Transporting by foot or MET: NA

Loading/unloading tools/exp'ts on LRV: NA

Site Selection:
Uncertain, probably in docking tunnel or lower equipment bay of CM.

Deploying experiment:
No comments by crew. The box had two doors which opened..

Check-out of experiment:
No comments by crew.

Operation of experiment:
During the trans-lunar coast. First of two 40 minute demos was begun at 00:33 GMT on 12/9/72. The second was begun 2 hr 20 minutes later. The pan was filled with oil by turning a knob a prescribed number of turns. Because of the presence of bubbles, additional oil had to be transferred by turning the knob more. This may have overfilled the pan and formed a convex surface. As a result, fluid depth was not well known.

Repairs to experiment:
None required, but see operation, above.

Recovery/take-down of experiment:
No comments by crew.

Stowing experiment for return:
No comments by crew.

Loading/unloading samples on LRV: NA

Loading of exp't/samples into the CM:
The pan was filled with oil by turning a knob a prescribed number of turns.

Stowing of package once in the LM: NA

Sampling operations - soil, rocks: NA

Trenching: NA

Raking: NA

Drilling: NA

Navigating/recognizing landmarks: NA

Were there any hazards in the experiment?
i.e. hazardous materials (explosive, radioactive, toxic), sharp objects, high voltages, massive, bulky, tripping hazards, temperatures?
No.

Was lighting a problem?
No

Were the results visible to the crew?
Yes

Would you recommend any design changes?
Some changes were made from the A-14 model to this unit, as described above.
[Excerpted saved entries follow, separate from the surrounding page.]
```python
class GraphConv(nn.Module):

    def __init__(self, in_channels, out_channels, n_edge_type=7, avg_degree=7, n_node_type=0,
                 use_bias=False):
        super().__init__()
        assert n_edge_type == 7, 'the dual octree graph has 7 edge types'
        self.in_channels = in_channels
        self.out_channels = out_channels
        self.use_bias = use_bias
        self.n_edge_type = n_edge_type
        self.avg_degree = avg_degree
        self.n_node_type = n_node_type
        node_channel = n_node_type if n_node_type > 1 else 0
        self.weights = nn.Parameter(torch.empty(n_edge_type * (in_channels + node_channel), out_channels))
        if use_bias:
            self.bias = nn.Parameter(torch.empty(out_channels))
        self.reset_parameters()
        self._pw = ops.PackedWeight()
        self._pw2 = ops.PackedPlanes()
        self._pno = ops.PackedNarrowOut()
        self.emit_stats = True

    def planes_mode(self, doctree, d, cin=None):
        mode = ops.planes_mode()
        if not mode:
            return 0
        cin = self.in_channels if cin is None else (cin if ops.planes_pairs(mode) else 64)
        N = doctree.csr(d)[2]
        tiles = ((N + 255) // 256) * ((self.out_channels + 127) // 128)
        if (cin % (32 if ops.planes_pairs(mode) else 64) or self.out_channels % 4 or self.out_channels < 64 or
                tiles < ops.PLANES_MIN_TILES):
            return 0
        return mode

    def reset_parameters(self):
        fan_in = self.avg_degree * self.in_channels
        fan_out = self.avg_degree * self.out_channels
        a = math.sqrt(3.0) * math.sqrt(2.0 / float(fan_in + fan_out))
        nn.init.uniform_(self.weights, -a, a)
        if self.use_bias:
            nn.init.zeros_(self.bias)

    @torch.no_grad()
    def forward(self, x, doctree, d, emb=None, res=None, out=None, split_input=False):
        nt = self.n_node_type if self.n_node_type > 1 else 0
        seg_ptr, col, N, E = doctree.csr(d)
        assert x.shape[0] == N, 'x has %d rows, graph depth %d has %d nodes' % (x.shape[0], d, N)
        stats = None
        if self.emit_stats and N * self.out_channels >= (1 << 14) and self.out_channels % 4 == 0:
            stats = ops.stats_zeros(doctree.batch_size * self.out_channels * 2, x.device)
        mode = ops.planes_of(x)
        cin_k = self.in_channels
        if not mode and emb is None and res is None:
            if ops.narrow_in_ok(self.in_channels, self.out_channels, nt):
                y = ops.graphconv_narrow_in(x, seg_ptr, col, self.weights, self.in_channels, nt,
                                            doctree.node_type8(d) if nt else None, self.bias if self.use_bias else None,
                                            doctree.batch_id32(d) if stats is not None else None, out, stats,
                                            ext=doctree.ext(d))
                if stats is not None:
                    setattr(y, ops.STATS_ATTR, stats)
                return y
            if ops.NARROW_OUT and self.out_channels <= 8 and self.in_channels % 32 == 0 and N >= 4096:
                pno = self._pno.get(self.weights, self.in_channels, nt)
                bias = self.bias if self.use_bias else None
                tkey = ('narrow_tt', d, nt, self.weights.data_ptr(), self.weights._version,
                        None if bias is None else (bias.data_ptr(), bias._version))
                tt = doctree._tf.get(tkey)
                if tt is None and (nt or bias is not None):
                    tt = doctree._tf[tkey] = pno.type_term(doctree.type_frac(d, nt) if nt else None, nt, N, self.in_channels, bias)
                return ops.graphconv_narrow_out(x, seg_ptr, col, pno, self.in_channels, tt, out)
        if not mode and split_input:
            mode = self.planes_mode(doctree, d)
            if mode:
                x = ops.planes_split(x, mode)
        if not mode and self.in_channels < 32:
            mode = self.planes_mode(doctree, d, cin=32)
            if mode:
                cin_k = 32 if ops.planes_pairs(mode) else 64
                x = ops.planes_split(x, mode, Cpad=cin_k)
        if mode:
            pw2 = self._pw2.get(self.weights, self.in_channels, nt, mode, cin_pad=cin_k)
            y = ops.graphconv_planes(x, mode, seg_ptr, col, doctree.ext(d), pw2, cin_k, nt,
                                     doctree.type_frac_planes(d, nt, mode) if nt else None,
                                     self.bias if self.use_bias else None, emb,
                                     doctree.batch_id32(d) if (emb is not None or stats is not None) else None,
                                     res, out, stats=stats)
            if stats is not None:
                setattr(y, ops.STATS_ATTR, stats)
            return y
        pw = self._pw.get(self.weights, 'graphconv', self.in_channels, nt)
        tf = doctree.type_frac(d, nt) if nt else None
        y = ops.graphconv(x, doctree.nbr(d), seg_ptr, col, pw, self.in_channels, tf,
                          self.bias if self.use_bias else None, emb,
                          doctree.batch_id32(d) if (emb is not None or stats is not None) else None, res, out,
                          ext=doctree.ext(d), stats=stats)
        if stats is not None:
            setattr(y, ops.STATS_ATTR, stats)
        return y

    def extra_repr(self):
        return 'channel_in={}, channel_out={}, n_edge_type={}, avg_degree={}, n_node_type={}'.format(
            self.in_channels, self.out_channels, self.n_edge_type, self.avg_degree, self.n_node_type)


class DualOctreeGroupNorm(nn.Module):

    def __init__(self, in_channels, group=32, nempty=False):
        super().__init__()
        self.eps = 1e-5
        self.nempty = nempty
        self.in_channels = in_channels
        self.group = _gn_groups(in_channels, group)
        self.channels_per_group = in_channels // self.group
        self.weights = nn.Parameter(torch.ones(1, in_channels))
        self.bias = nn.Parameter(torch.zeros(1, in_channels))

    @torch.no_grad()
    def forward(self, data, doctree, depth, act=None, out=None, planes=0):
        assert doctree.batch_id32(depth).shape[0] == data.shape[0]
        stats = ops.get_stats(data)
        if ops.planes_pairs(planes) and out is not None and not ops.planes_ok(out, planes):
            out = None
        aux_graph = None
        if planes:
            seg_ptr, col, _, _ = doctree.csr(depth)
            _, multi_seg, n_multi = doctree.ext(depth)
            oct_plan = doctree.oct_plan(depth) if ops.AUX_PLAN == 'oct' else None
            block_plan = doctree.aux_plan(depth) if ops.AUX_PLAN and oct_plan is None else None
            aux_graph = ops.AuxGraph(seg_ptr, col, multi_seg, n_multi, oct_plan, block_plan)
        y = ops.group_norm(data, doctree.batch_id32(depth), doctree.count(depth), doctree.batch_size,
                           self.weights, self.bias, self.group, self.eps, act, out, stats=stats, planes=planes,
                           aux_graph=aux_graph)
        if out is data and stats is not None:
            delattr(data, ops.STATS_ATTR)
        return y

    def extra_repr(self):
        return 'in_channels={}, group={}, nempty={}'.format(self.in_channels, self.group, self.nempty)


class _Linear(nn.Module):

    def __init__(self, cin, cout, bias=True):
        super().__init__()
        self.in_features, self.out_features = cin, cout
        self.weight = nn.Parameter(torch.empty(cout, cin))
        self.bias = nn.Parameter(torch.empty(cout)) if bias else None
        nn.init.kaiming_uniform_(self.weight, a=math.sqrt(5))
        if bias:
            bound = 1 / math.sqrt(cin)
            nn.init.uniform_(self.bias, -bound, bound)
        self._pw = ops.PackedWeight()

# ... 282 lines not shown
```

octfusion_amd/ops.py:

```python
import contextlib
import os
from typing import NamedTuple

import torch

from . import _lib
from ._lib import call, call_may_decline, ptr, stream

ACT = {None: 0, 'none': 0, 'silu': 1, 'gelu': 2}

GRAPHCONV_PROFILE = None
_NO_BRACKET = contextlib.nullcontext()


@contextlib.contextmanager
def _timed_layer(prof, *rec):
    e0 = torch.cuda.Event(enable_timing=True)
    e1 = torch.cuda.Event(enable_timing=True)
    e0.record()
    yield
    e1.record()
    prof.append((e0, e1) + rec)


# ... 307 lines not shown

def reset_range_words(device):
    t = _SCRATCH.get(_scratch_key('range', device))
    if t is not None:
        t.zero_()


def range_error(device, result=None):
    t = _SCRATCH.get(_scratch_key('range', device))
    n = int(t[0].item()) if t is not None else 0
    bad = result is not None and not bool(torch.isfinite(result).all())
    return {'operands_beyond_fp16': n, 'result_non_finite': bad} if (n or bad) else None


def raise_on_range_error(device, result=None):
    err = range_error(device, result)
    if err is None:
        return
    range_words(device).zero_()
    was = get_precision()
    if was not in ('fp16x3', 'fp16'):
        raise _lib.OfxError('non-finite result on %s in precision %s (%s)' % (device, was, err))
    if AUTO_RANGE_FALLBACK and was == 'fp16x3':
        set_precision('bf16x3')
    raise OfxRangeError('fp16x3 range guard on %s: %s -- operands beyond +-65504 do not fit the fp16 operand pairs; the '
                        'results of this call are invalid%s' % (device, err, '; the process now computes in bf16x3: call again'
                                                               if AUTO_RANGE_FALLBACK and was == 'fp16x3' else ''))


def workspace(device, nbytes=96 << 20):
    def make():
        _no_capture('the split-K / hand-off workspace')
        return torch.empty(nbytes, dtype=torch.uint8, device=device)
    t = _scratch('ws', device, True, make)
    if t.numel() < nbytes:
        t = _SCRATCH[_scratch_key('ws', device, True)] = make()
    return t


def scan_i32(x):
    _chk(x, torch.int32)
    n = x.numel()
    out = torch.empty(n + 1, dtype=torch.int32, device=x.device)
    ws = torch.empty(_lib.lib().ofx_scan_ws_bytes(n), dtype=torch.uint8, device=x.device)
    call('ofx_scan_i32', ptr(x), ptr(out), n, ptr(ws), stream())
    return out


class PackedWeight:

    def __init__(self):
        self.t = None
        self.key = None
        self.K = self.N = self.Kp = 0

    def get(self, w, mode, cin=0, nt=0):
        key = (w.data_ptr(), w._version, tuple(w.shape), mode, cin, nt, _lib.lib().ofx_get_precision() == 3)
        if key == self.key:
            return self
        _chk(w)
        w = w.detach()
        if not w.is_contiguous():
            w = w.contiguous()
        L = _lib.lib()
        if mode == 'kn' or mode == 'graphconv':
            K, N = w.shape
            sk, sn = N, 1
        elif mode == 'nk':
            N, K = w.shape
            sk, sn = 1, K
        else:
            raise ValueError(mode)
        if mode == 'graphconv':
            Kp = L.ofx_graphconv_packed_k(cin, nt)
        else:
            cin = nt = 0
            Kp = L.ofx_packed_k(K)
        out = torch.empty(L.ofx_packed_floats(Kp, N), dtype=torch.float32, device=w.device)
        call('ofx_pack_weights', ptr(w), sk, sn, K, N, cin, nt, ptr(out), Kp, stream())
        self.t, self.key, self.K, self.N, self.Kp = out, key, K, N, Kp
        return self


def gemm(a, pw, bias=None, res=None, out=None, a_rows=None, out_rows=None, m=None, out_planes=0):
    a, lda = _row_major(a)
    M = m if m is not None else (a_rows.numel() if a_rows is not None else a.shape[0])
    if a.shape[1] != pw.K:
        raise ValueError('K mismatch: %d vs %d' % (a.shape[1], pw.K))
    out, ldc = _out2d(out, M, pw.N, a.device)
    res, ldr = _row_major(res)
    _chk(bias)
    _chk(a_rows, torch.int32)
    _chk(out_rows, torch.int32)
    ws = workspace(a.device)
    _meta('dense_gemm', 2.0 * M * pw.K * pw.N, 4.0 * (M * pw.K + pw.K * pw.N + M * pw.N * (2 if res is not None else 1)),
          (M, pw.K, pw.N))
    if out_planes:
        args = ('ofx_gemm_f32_planes', ptr(a), lda, ptr(a_rows), M, pw.K, ptr(pw.t), pw.Kp, pw.N, ptr(bias),
                ptr(res), ldr, ptr(out), ldc, ptr(out_rows), ptr(ws), ws.numel(), out_planes, stream())
    else:
        args = ('ofx_gemm_f32', ptr(a), lda, ptr(a_rows), M, pw.K, ptr(pw.t), pw.Kp, pw.N, ptr(bias),
                ptr(res), ldr, ptr(out), ldc, ptr(out_rows), ptr(ws), ws.numel(), stream())
    if pw.N <= 64 or pw.K <= 64:
        with policy_scope('small_gemm'):
            call(*args)
    else:
        call(*args)
    return out


def gather_gemm(x, tab, ntap, pw, n_out, bias=None, res=None, out=None, out_rows=None, out_planes=0):
    x, ldx = _row_major(x)
    cin = x.shape[1]
    assert pw.K == ntap * cin and cin % 32 == 0
    _chk(tab, torch.int32)
    out, ldc = _out2d(out, n_out, pw.N, x.device)
    res, ldr = _row_major(res)
    _chk(bias)
    _chk(out_rows, torch.int32)
    ws = workspace(x.device)
    _meta('dense_gemm', 2.0 * n_out * pw.K * pw.N, 4.0 * (n_out * pw.K + pw.K * pw.N + n_out * pw.N), (n_out, pw.K, pw.N))
    call('ofx_gather_gemm_f32', ptr(x), ldx, cin, ntap, x.shape[0], n_out, ptr(tab), ptr(zero_row(x.device)), ptr(pw.t), pw.Kp,
         pw.N, ptr(bias), ptr(res), ldr, ptr(out), ldc, ptr(out_rows), ptr(ws), ws.numel(), out_planes, stream())
    return out
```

Were any special tools required?
Data Acquisition Camera.

Was the orientation of the experiment (i.e. horizontal/vertical) important? Difficult?
Between the two runs, the experiment was reoriented so that the radial experiment would point perpendicular to the CM spacecraft x axis rather than parallel to it. This should not have made much of a difference, in any case.

Was the experiment successful?
Yes

Were there related experiments on other flights?
Apollo 14 Heat Flow & Convection Experiment, See also Skylab, Shuttle, and Spacelab databases.

Where was it stored during flight?
CM stowage, uncertain.

Were there any problems photographing the experiment?
No.

What pre-launch and cruise req'ts were there?
No comments by crew.

What was different between training and actual operation?
There were bubbles in the test fluid reservoir which caused problems with the experiment.

What problems were due to the suit rather than the experiment?
NA

Any experiences inside the LM of interest from the experiment/operations viewpoint?
Performed on trans-lunar coast by Ron Evans. The mass of the A-17 craft, more fully fueled and with the LM attached, was higher than the mass of the A-14 craft during the operation of the experiment on that mission (during trans-Earth coast without the LM.) The g-jitter might thus have been lower.

References:

The Apollo Spacecraft - A Chronology, NASA SP-4009, Vol. 4., p. 358.

Apollo 17 Heat Flow and Convection Experiments-Final Data Analyses Results, NASA TM X- 64772

Heat Flow and Convection Experiments aboard Apollo 17, Science, vol. 187, 1975, pp. 165-167

Apollo Program Summary Report, section 3.6 Inflight Demonstrations, JCS-09423, April, 1975.

Apollo 17 Technical Crew Debriefing, 4 January 1973, in JSC History Office.